Last Modified: May 29, 2024
Affected Product(s):
BIG-IP ASM
Known Affected Versions:
15.1.0, 15.1.0.1, 15.1.0.2, 15.1.0.3, 15.1.0.4, 15.1.0.5, 15.1.1, 15.1.2, 15.1.2.1, 15.1.3, 15.1.3.1, 15.1.4, 15.1.4.1, 15.1.5, 15.1.5.1, 15.1.6, 15.1.6.1, 15.1.7, 15.1.8, 15.1.8.1, 15.1.8.2, 15.1.9, 15.1.9.1, 16.1.0, 16.1.1, 16.1.2, 16.1.2.1, 16.1.2.2, 16.1.3, 16.1.3.1, 16.1.3.2, 16.1.3.3, 16.1.3.4, 16.1.3.5, 17.0.0, 17.0.0.1, 17.0.0.2, 17.1.0, 17.1.0.1, 17.1.0.2, 17.1.0.3
Fixed In:
17.1.1, 16.1.4, 15.1.10
Opened: Nov 17, 2022 Severity: 3-Major
The method used by ASM enforcer to serialize an OpenAPI object configured with "style:form", "explode:true", and "type:object" is not functioning as expected.
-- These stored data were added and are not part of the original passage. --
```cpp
constexpr int kBallThreads = 256;
constexpr int kBallBlocksMax = 3072;
constexpr int kBallRMax = 4;
#ifndef WTP_BALL_LANES
#define WTP_BALL_LANES 8
#endif
constexpr int kBallLanes = WTP_BALL_LANES;
constexpr int kBallPerWave = 64 / kBallLanes;
__global__ __launch_bounds__(kBallThreads, 6) void cs_ball_kernel(SearchArgs<float> a, const int32_t* __restrict__ list,
                                                               const int32_t* __restrict__ list_count,
                                                               int32_t* __restrict__ out_list, int32_t* __restrict__ out_count,
                                                               int part_base) {
    if (a.stop && *a.stop) return;
    __shared__ Acc sacc[kBallThreads / 64];
    const Grid<float> g = *a.grid;
    const int n = *list_count;
    const int K = a.k;
    const int lane = threadIdx.x & 63;
    const int grp = lane / kBallLanes, l16 = lane % kBallLanes;
    const int wave_g = (blockIdx.x * kBallThreads + threadIdx.x) >> 6, nwaves = (gridDim.x * kBallThreads) >> 6;
    const ForceCoef fc = force_coef(WTP_FORCE_CLIPPED_SPACING, a.beta, a.u0, 0.f);
    Acc acc = acc_empty();
    for (int i0 = wave_g * kBallPerWave; i0 < n; i0 += nwaves * kBallPerWave) {
        const int i = i0 + grp;
        const bool on = i < n;
        const int gslot = list[on ? i : i0];
        const float4 qp = a.query[gslot];
        const int32_t qid = w_to_id(qp.w);
        const float s = a.spacing_pp ? a.spacing_pp[qid] : a.spacing_const;
        const float inv_s2 = 1.f / (s * s);
        const float lim = (a.u0 * a.u0) * (s * s);
        const int cx = cell_coord(g, qp.x, 0), cy = cell_coord(g, qp.y, 1), cz = cell_coord(g, qp.z, 2);
        int R = 0;
        float g2 = 0.f;
#pragma unroll
        for (int r = 1; r <= kBallRMax; ++r) {
            const float t = safe_radius2(g, qp.x, qp.y, qp.z, cx, cy, cz, r);
            const bool take = R == 0 && lim <= t;
            g2 = take ? t : g2;
            R = take ? r : R;
        }
        const bool ok = on && R > 0;
        const int side = 2 * R + 1, nrows = ok ? side * side : 0;
        const int x0 = cx - R < 0 ? 0 : cx - R, x1 = cx + R > g.n[0] - 1 ? g.n[0] - 1 : cx + R;
        int n_lim = 0;
        bool coincident = false;
        float Fx = 0.f, Fy = 0.f, Fz = 0.f;
        int32_t nid = 0x7FFFFFFF;
        float nd2 = Lim<float>::inf();
        constexpr int kRowsPerLane = ((2 * kBallRMax + 1) * (2 * kBallRMax + 1) + kBallLanes - 1) / kBallLanes;
        int ps[kRowsPerLane], pe[kRowsPerLane];
#pragma unroll
        for (int j = 0; j < kRowsPerLane; ++j) {
            const int row = l16 + kBallLanes * j;
            const int y = cy + row % side - R, z = cz + row / side - R;
            const bool in = row < nrows && y >= 0 && y < g.n[1] && z >= 0 && z < g.n[2];
            const int base = in ? (z * g.n[1] + y) * g.n[0] : 0;
            ps[j] = a.cell_start[base + (in ? x0 : 0)];
            pe[j] = in ? a.cell_start[base + x1 + 1] : ps[j];
        }
        auto visit = [&](const float4& c, bool valid) {
            const float dx = qp.x - c.x, dy = qp.y - c.y, dz = qp.z - c.z;
            const float d = (dx * dx + dy * dy) + dz * dz;
            const int32_t cid = w_to_id(c.w);
            const bool inl = valid && d <= lim;
            n_lim += inl ? 1 : 0;
            const bool other = valid && cid != qid;
            const bool nearer = other && lex_lt(d, cid, nd2, nid);
            nd2 = nearer ? d : nd2;
            nid = nearer ? cid : nid;
            const bool act = inl && other;
            const float f = force_fast(fc, d * inv_s2);
            const float coef = (act && d > 0.f) ? f * __builtin_amdgcn_rsqf(d) : 0.f;
            Fx = __builtin_fmaf(coef, dx, Fx);
            Fy = __builtin_fmaf(coef, dy, Fy);
            Fz = __builtin_fmaf(coef, dz, Fz);
            coincident = coincident || (act && !(d > 0.f));
        };
#pragma unroll
        for (int j = 0; j < kRowsPerLane; ++j) {
            for (int p = ps[j]; p < pe[j]; p += 4) {
                float4 c[4];
#pragma unroll
                for (int u = 0; u < 4; ++u) c[u] = a.snap[p + u < pe[j] ? p + u : p];
#pragma unroll
                for (int u = 0; u < 4; ++u) visit(c[u], p + u < pe[j]);
            }
        }
#pragma unroll
        for (int dlt = kBallLanes / 2; dlt >= 1; dlt >>= 1) {
            Fx += __shfl_xor(Fx, dlt, 64);
            Fy += __shfl_xor(Fy, dlt, 64);
            Fz += __shfl_xor(Fz, dlt, 64);
            n_lim += __shfl_xor(n_lim, dlt, 64);
            coincident = coincident || (__shfl_xor((int)coincident, dlt, 64) != 0);
            const float od = __shfl_xor(nd2, dlt, 64);
            const int32_t oi = __shfl_xor(nid, dlt, 64);
            if (lex_lt(od, oi, nd2, nid)) {
                nd2 = od;
                nid = oi;
            }
        }
        if (l16 == 0 && on) {
            const bool nn_ok = nid != 0x7FFFFFFF && (nd2 <= lim || nd2 <= g2);
            if (!ok || n_lim > K || coincident || !nn_ok || qid < a.n_fixed) {
                const int pos = atomicAdd(out_count, 1);
                out_list[pos] = gslot;
            } else {
                float4 o;
                const float f = cs_step_point(a, s, qp.x, qp.y, qp.z, Fx, Fy, Fz, o.x, o.y, o.z);
                o.w = qp.w;
                a.out[gslot] = o;
                a.forces[gslot] = f;
                const float nd = wsqrt(nd2);
                if (reaches_past_cover<float>(a, qp.x, qp.y, qp.z, nd2 > lim ? nd2 : lim)) atomicAdd(a.uncovered, 1);
                a.nn_dist[gslot] = nd;
                a.nn_id[gslot] = nid;
                acc_point<float>(acc, f, nd, s, qid, nid);
            }
        }
    }
    acc_block_reduce(acc, sacc);
    if (threadIdx.x == 0) acc_store(&a.partials[part_base + blockIdx.x], acc);
}

__global__ void cs_all_slots_kernel(int32_t* __restrict__ list, int32_t n, int32_t* __restrict__ count) {
    for (int i = blockIdx.x * blockDim.x + threadIdx.x; i < n; i += gridDim.x * blockDim.x) list[i] = i;
    if (blockIdx.x == 0 && threadIdx.x == 0) *count = n;
}

int launch_cs_all_slots(wtp_ctx* ctx, int32_t* list, int32_t n, int32_t* count) {
    hipLaunchKernelGGL(cs_all_slots_kernel, dim3(1024), dim3(256), 0, ctx->stream, list, n, count);
    WTP_HIP(ctx, hipGetLastError());
    return WTP_OK;
}

int launch_cs_ball(wtp_ctx* ctx, SearchArgs<float>& a, int32_t* rest_list, int32_t* rest_count) {
    int blocks = (int)((a.n + 1023) / 1024);
    blocks = blocks < 8 ? 8 : (blocks > kBallBlocksMax ? kBallBlocksMax : blocks);
    hipLaunchKernelGGL(cs_ball_kernel, dim3(blocks), dim3(kBallThreads), 0, ctx->stream, a, (const int32_t*)a.fb_list,
                       (const int32_t*)a.fb_count, rest_list, rest_count, a.used_brick);
    a.used_brick += blocks;
    a.fb_list = rest_list;
    a.fb_count = rest_count;
    WTP_HIP(ctx, hipGetLastError());
    return WTP_OK;
// ... 89 lines not shown
```

whatsthepoint.jl_amd/csrc/wtp_generic.hip:

```cpp
#include "wtp_device.hpp"

namespace wtp {

static constexpr int kThreads = 128;
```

The violation "JSON data does not comply with JSON schema" is raised due to the repeated parameters from the query string with "array" configuration.
Repeated occurrences of parameter names in the query string with "type:object/explode:true/style:form" configured OpenAPI file.
None
The enforcer serializes the OpenAPI object correctly, no violation reported. Note: In case of single occurrence of a parameter name in query string, it will be handled as a primitive (non-array) type.